All participants were native speakers of Polish. Healthy controls were recruited from the general population. Measures of cognitive functions (MMSE) and depression (BDI) were administered prior to testing. Table 1 shows the demographic and clinical characteristics of Parkinson’s disease and schizophrenia patients and their respective control groups. Informed written consent was obtained from all subjects prior to testing and the study was approved by the local ethics committee.

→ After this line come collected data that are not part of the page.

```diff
@@ -121,11 +213,11 @@
   if (off + g.bits > 32 && word < 7) v |= k[word + 1] << (32 - off);
   return v & ((1u << g.bits) - 1u);
 }
-template <class C>
-MP_HD void body_fixed_msm(const FixedArgs& a, uint32_t b, uint32_t y) {
+template <class C, bool FAST>
+MP_HD void body_fixed_msm_t(const FixedArgs& a, uint32_t b, uint32_t y) {
   typedef typename C::FrP R;
   const Job job = a.jobs[y];
-  Xyzz<C> acc = xyzz_inf<C>();
+  Chain<C, FAST> ch;
   for (uint32_t t = 0; t < job.count; ++t) {
     const Term term = a.terms[job.begin + t];
     uint32_t k[8];
@@ -133,12 +225,22 @@
 #pragma unroll 1
     for (uint32_t w = 0; w < a.g.windows; ++w) {
       const uint32_t d = fb_digit(k, a.g, w);
-      if (d) xyzz_madd_ip<C>(acc, ld_aff<C>(fb_entry<C>(a.FB, a.g, term.b, w, d)));
-    }
-  }
-  st_jac<C>(a.J + j_off<C>(job.out, a.Bpad, b), xyzz_to_jac<C>(acc));
+      if (d) ch.add(fb_entry<C>(a.FB, a.g, term.b, w, d), false);
+    }
+  }
+  st_jac<C>(a.J + j_off<C>(job.out, a.Bpad, b), xyzz_to_jac<C>(ch.acc));
+  if constexpr (FAST) fallback_flag(a.fl, b, y, ch.bad());
+}
+template <class C>
+MP_HD void body_fixed_msm(const FixedArgs& a, uint32_t b, uint32_t y) {
+  body_fixed_msm_t<C, true>(a, b, y);
 }
 MP_KERNEL_OCC(k_fixed_msm, FixedArgs, body_fixed_msm, Geo<C>::OCC4)
+template <class C>
+MP_HD void body_fixed_fix(const FixArgs<FixedArgs>& f, uint32_t x, uint32_t) {
+  fallback_run(f, x, [&](uint32_t b, uint32_t y) { body_fixed_msm_t<C, false>(f.a, b, y); });
+}
+MP_KERNEL_OCC(k_fixed_fix, FixArgs<FixedArgs>, body_fixed_fix, Geo<C>::OCC4)
 
 struct RemaskArgs {
   const uint32_t* S;
@@ -158,9 +260,10 @@
   const uint32_t* kidx;
   FbGeom kg;
   uint32_t nkeys;
-};
-template <class C>
-MP_HD void body_remask(const RemaskArgs& a, uint32_t b, uint32_t y) {
+  uint32_t* fl;
+};
+template <class C, bool FAST>
+MP_HD void body_remask_t(const RemaskArgs& a, uint32_t b, uint32_t y) {
   typedef typename C::FrP R;
   const uint32_t i = y >> 1, comp = y & 1;
   uint32_t src = a.perm ? a.perm[(size_t)b * a.N + i] : i;
@@ -168,42 +271,45 @@
   uint32_t k[8];
   fe_to_canonical<R>(ld_fe<R>(a.S + s_off(a.s_rho + i, a.Bpad, b)), k);
   const uint32_t base = comp ? a.base_pk : a.base_G;
-  Xyzz<C> acc = xyzz_inf<C>();
+  Chain<C, FAST> ch;
   if (a.keyed == 2 && comp) {
     uint32_t key = a.kidx[b];
     if (key >= a.nkeys) key = 0;
 #pragma unroll 1
     for (uint32_t w = 0; w < a.kg.windows; ++w) {
       const uint32_t d = fb_digit(k, a.kg, w);
-      if (d) xyzz_madd_ip<C>(acc, ld_aff<C>(fb_entry<C>(a.KFB, a.kg, key, w, d)));
-    }
-    xyzz_madd_ip<C>(acc, ld_aff<C>(a.P + p_off<C>(a.p_deck + 2 * src + comp, a.Bpad, b)));
-    st_jac<C>(a.J + j_off<C>(a.j_out + y, a.Bpad, b), xyzz_to_jac<C>(acc));
-    return;
-  }
-  if (a.keyed && comp) {
+      if (d) ch.add(fb_entry<C>(a.KFB, a.kg, key, w, d), false);
+    }
+  } else if (a.keyed && comp) {
 #pragma unroll 1
     for (uint32_t w = 0; w < a.nwin; ++w) {
       const int d = a.D[((size_t)(a.d_first + i) * a.nwin + w) * a.Bpad + b];
       if (d != 0) {
         const uint32_t e = (uint32_t)(d < 0 ? -d : d) - 1;
-        const Aff<C> q = ld_aff<C>(a.T + p_off<C>((a.t_first + w) * VB_ENTRIES + e, a.Bpad, b));
-        xyzz_madd_signed_ip<C>(acc, q, d < 0);
+        ch.add(a.T + p_off<C>((a.t_first + w) * VB_ENTRIES + e, a.Bpad, b), d < 0);
       }
     }
-    xyzz_madd_ip<C>(acc, ld_aff<C>(a.P + p_off<C>(a.p_deck + 2 * src + comp, a.Bpad, b)));
-    st_jac<C>(a.J + j_off<C>(a.j_out + y, a.Bpad, b), xyzz_to_jac<C>(acc));
-    return;
-  }
-#pragma unroll 1
-  for (uint32_t w = 0; w < a.g.windows; ++w) {
-    const uint32_t d = fb_digit(k, a.g, w);
-    if (d) xyzz_madd_ip<C>(acc, ld_aff<C>(fb_entry<C>(a.FB, a.g, base, w, d)));
-  }
-  xyzz_madd_ip<C>(acc, ld_aff<C>(a.P + p_off<C>(a.p_deck + 2 * src + comp, a.Bpad, b)));
-  st_jac<C>(a.J + j_off<C>(a.j_out + y, a.Bpad, b), xyzz_to_jac<C>(acc));
+  } else {
+#pragma unroll 1
+    for (uint32_t w = 0; w < a.g.windows; ++w) {
+      const uint32_t d = fb_digit(k, a.g, w);
+      if (d) ch.add(fb_entry<C>(a.FB, a.g, base, w, d), false);
+    }
+  }
+  ch.add(a.P + p_off<C>(a.p_deck + 2 * src + comp, a.Bpad, b), false);
+  st_jac<C>(a.J + j_off<C>(a.j_out + y, a.Bpad, b), xyzz_to_jac<C>(ch.acc));
+  if constexpr (FAST) fallback_flag(a.fl, b, y, ch.bad());
+}
+template <class C>
+MP_HD void body_remask(const RemaskArgs& a, uint32_t b, uint32_t y) {
+  body_remask_t<C, true>(a, b, y);
 }
 MP_KERNEL_OCC(k_remask, RemaskArgs, body_remask, Geo<C>::OCC4)
+template <class C>
+MP_HD void body_remask_fix(const FixArgs<RemaskArgs>& f, uint32_t x, uint32_t) {
+  fallback_run(f, x, [&](uint32_t b, uint32_t y) { body_remask_t<C, false>(f.a, b, y); });
+}
+MP_KERNEL_OCC(k_remask_fix, FixArgs<RemaskArgs>, body_remask_fix, Geo<C>::OCC4)
 
 struct KeyTermsArgs {
   const uint32_t* S;
@@ -442,19 +548,20 @@
   const Term* terms;
   uint32_t Bpad, nwin;
   uint32_t split;
-};
-template <class C>
-MP_HD void body_var_msm(const VarArgs& a, uint32_t b, uint32_t y) {
+  uint32_t* fl;
+};
+template <class C, bool FAST>
+MP_HD void body_var_msm_t(const VarArgs& a, uint32_t b, uint32_t y) {
   const uint32_t jidx = a.split > 1 ? y / a.split : y, r = y - jidx * a.split;
   const Job job = a.jobs[jidx];
   const int w_top = a.split > 1 ? (int)vsplit_lo(r + 1, a.split, a.nwin) - 1 : (int)a.nwin - 1;
   const int w_low = a.split > 1 ? (int)vsplit_lo(r, a.split, a.nwin) : 0;
-  Xyzz<C> acc = xyzz_inf<C>();
+  Chain<C, FAST> ch;
 #pragma unroll 1
   for (int w = w_top; w >= w_low; --w) {
     if (w != w_top) {
 #pragma unroll 1
-      for (int q = 0; q < VB_WINDOW_BITS; ++q) xyzz_dbl_ip<C>(acc);
+      for (int q = 0; q < VB_WINDOW_BITS; ++q) ch.dbl();
     }
 #pragma unroll 1
     for (uint32_t t = 0; t < job.count; ++t) {
@@ -462,14 +569,23 @@
       const int d = a.D[((size_t)term.s * a.nwin + w) * a.Bpad + b];
       if (d != 0) {
         const uint32_t e = (uint32_t)(d < 0 ? -d : d) - 1;
-        const Aff<C> q = ld_aff<C>(a.T + p_off<C>(term.b * VB_ENTRIES + e, a.Bpad, b));
-        xyzz_madd_signed_ip<C>(acc, q, d < 0);
+        ch.add(a.T + p_off<C>(term.b * VB_ENTRIES + e, a.Bpad, b), d < 0);
       }
     }
   }
-  st_jac<C>(a.J + j_off<C>(job.out + r, a.Bpad, b), xyzz_to_jac<C>(acc));
+  st_jac<C>(a.J + j_off<C>(job.out + r, a.Bpad, b), xyzz_to_jac<C>(ch.acc));
+  if constexpr (FAST) fallback_flag(a.fl, b, y, ch.bad());
+}
+template <class C>
+MP_HD void body_var_msm(const VarArgs& a, uint32_t b, uint32_t y) {
+  body_var_msm_t<C, true>(a, b, y);
 }
 MP_KERNEL_OCC(k_var_msm, VarArgs, body_var_msm, Geo<C>::OCC_VAR)
+template <class C>
+MP_HD void body_var_fix(const FixArgs<VarArgs>& f, uint32_t x, uint32_t) {
+  fallback_run(f, x, [&](uint32_t b, uint32_t y) { body_var_msm_t<C, false>(f.a, b, y); });
+}
+MP_KERNEL_OCC(k_var_fix, FixArgs<VarArgs>, body_var_fix, Geo<C>::OCC_VAR)
 
 struct CombineArgs {
   uint32_t* J;
@@ -710,13 +826,16 @@
 
 #define MP_MSM_KERNELS(X, C) \
   MP_KERNEL_INST(X, k_fixed_msm, FixedArgs, C) \
+  MP_KERNEL_INST(X, k_fixed_fix, FixArgs<FixedArgs>, C) \
   MP_KERNEL_INST(X, k_remask, RemaskArgs, C) \
+  MP_KERNEL_INST(X, k_remask_fix, FixArgs<RemaskArgs>, C) \
   MP_KERNEL_INST(X, k_key_windows, KeyWinArgs, C) \
   MP_KERNEL_INST(X, k_key_terms, KeyTermsArgs, C) \
   MP_KERNEL_INST(X, k_gather_keys, GatherKeysArgs, C) \
   MP_KERNEL_INST(X, k_recode, RecodeArgs, C) \
   MP_KERNEL_INST(X, k_table, TableArgs, C) \
   MP_KERNEL_INST(X, k_var_msm, VarArgs, C) \
+  MP_KERNEL_INST(X, k_var_fix, FixArgs<VarArgs>, C) \
   MP_KERNEL_INST(X, k_combine, CombineArgs, C) \
   MP_KERNEL_INST(X, k_normalize, NormArgs, C) \
   MP_KERNEL_INST(X, k_normalize_multi, NormMultiArgs, C) \
diff --git a/mental-poker_amd/csrc/layout.hpp b/mental-poker_amd/csrc/layout.hpp
--- a/mental-poker_amd/csrc/layout.hpp
+++ b/mental-poker_amd/csrc/layout.hpp
@@ -52,6 +52,9 @@
 static inline int vb_windows(int scalar_bits) { return (scalar_bits + 1 + VB_WINDOW_BITS - 1) / VB_WINDOW_BITS; }
 MP_HD uint32_t vsplit_lo(uint32_t r, uint32_t k, uint32_t nwin) { return r * nwin / k; }
 static const uint32_t VSPLIT_MAX = 16;
+static const uint32_t FBK_CAP = 8192;
+static const uint32_t FBK_HDR = 8;
+static const uint32_t FBK_WORDS = FBK_HDR + 4 * FBK_CAP;
 
 struct Phase {
   std::vector<Term> recode;
```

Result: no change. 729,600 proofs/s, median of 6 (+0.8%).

In order to assess the accuracy of the EIS-F and its diagnostic utility for PD patients, we examined the relationship between emotional processing and cognitive functions. Each patient with PD and each control subject were given a set of neuropsychological tests. The assessment was performed by a neuropsychologist. To assess visual attention, psychomotor speed and alternating attention, we employed the TMT, which is a widely used tool for testing executive functions. TMT comprises parts A (number sequencing) and B (number-letter switching). We also calculated the TMT B-A index to remove the speed component. To examine selective attention and inhibition control, we used the Stroop Test (STR), which comprises a word-reading index (WR) and color-word naming index (CW), and is designed to assess cognitive speed and executive function. To test visual and verbal memory, we used the Benton Visual Retention Test (BVRT), which is designed to assess short-term visual memory, and the Rey Auditory Verbal Learning Test (RAVLT), which is widely used to assess episodic verbal memory. We used RAVLT trials 1–5 as a measure of verbal learning, and RAVLT ltm as an indicator of ability to retrieve information after a 20-min interval.
Mild cognitive impairment (MCI) was defined by neuropsychological testing as impaired performance (i.e., 2 SD below the mean score for the age- and education-matched control group) in two neuropsychological tests (see: Litvan et al., 2012). Subjective complaints of cognitive problems (or lack thereof) were not treated as a factor in the selection process.
Facial Emotion Recognition Task
Our study utilized the (EIS-F (Matczak et al., 2005). The test comprises 18 photographs, nine featuring male faces and nine featuring female faces. For each group of nine, four photographs depict positive emotions and five depict negative emotions. Accompanying each photograph is a list of six possible emotions (see Figure 1). The subject must determine which of the six emotions are shown in each photograph, and which are not, by choosing one of three possible responses: “shown,” “not shown,” and “hard to say.” Before the test commences, the subject is instructed that the “hard to say” response should only be given as a last resort. There are 108 items in total (i.e., 18 photographs × 6 names of emotions). The number of emotions expressed in each photograph is from one to four. Perfect score in the test requires the identification of 45 “shown” emotions and correct rejection of 63 “not shown” emotions.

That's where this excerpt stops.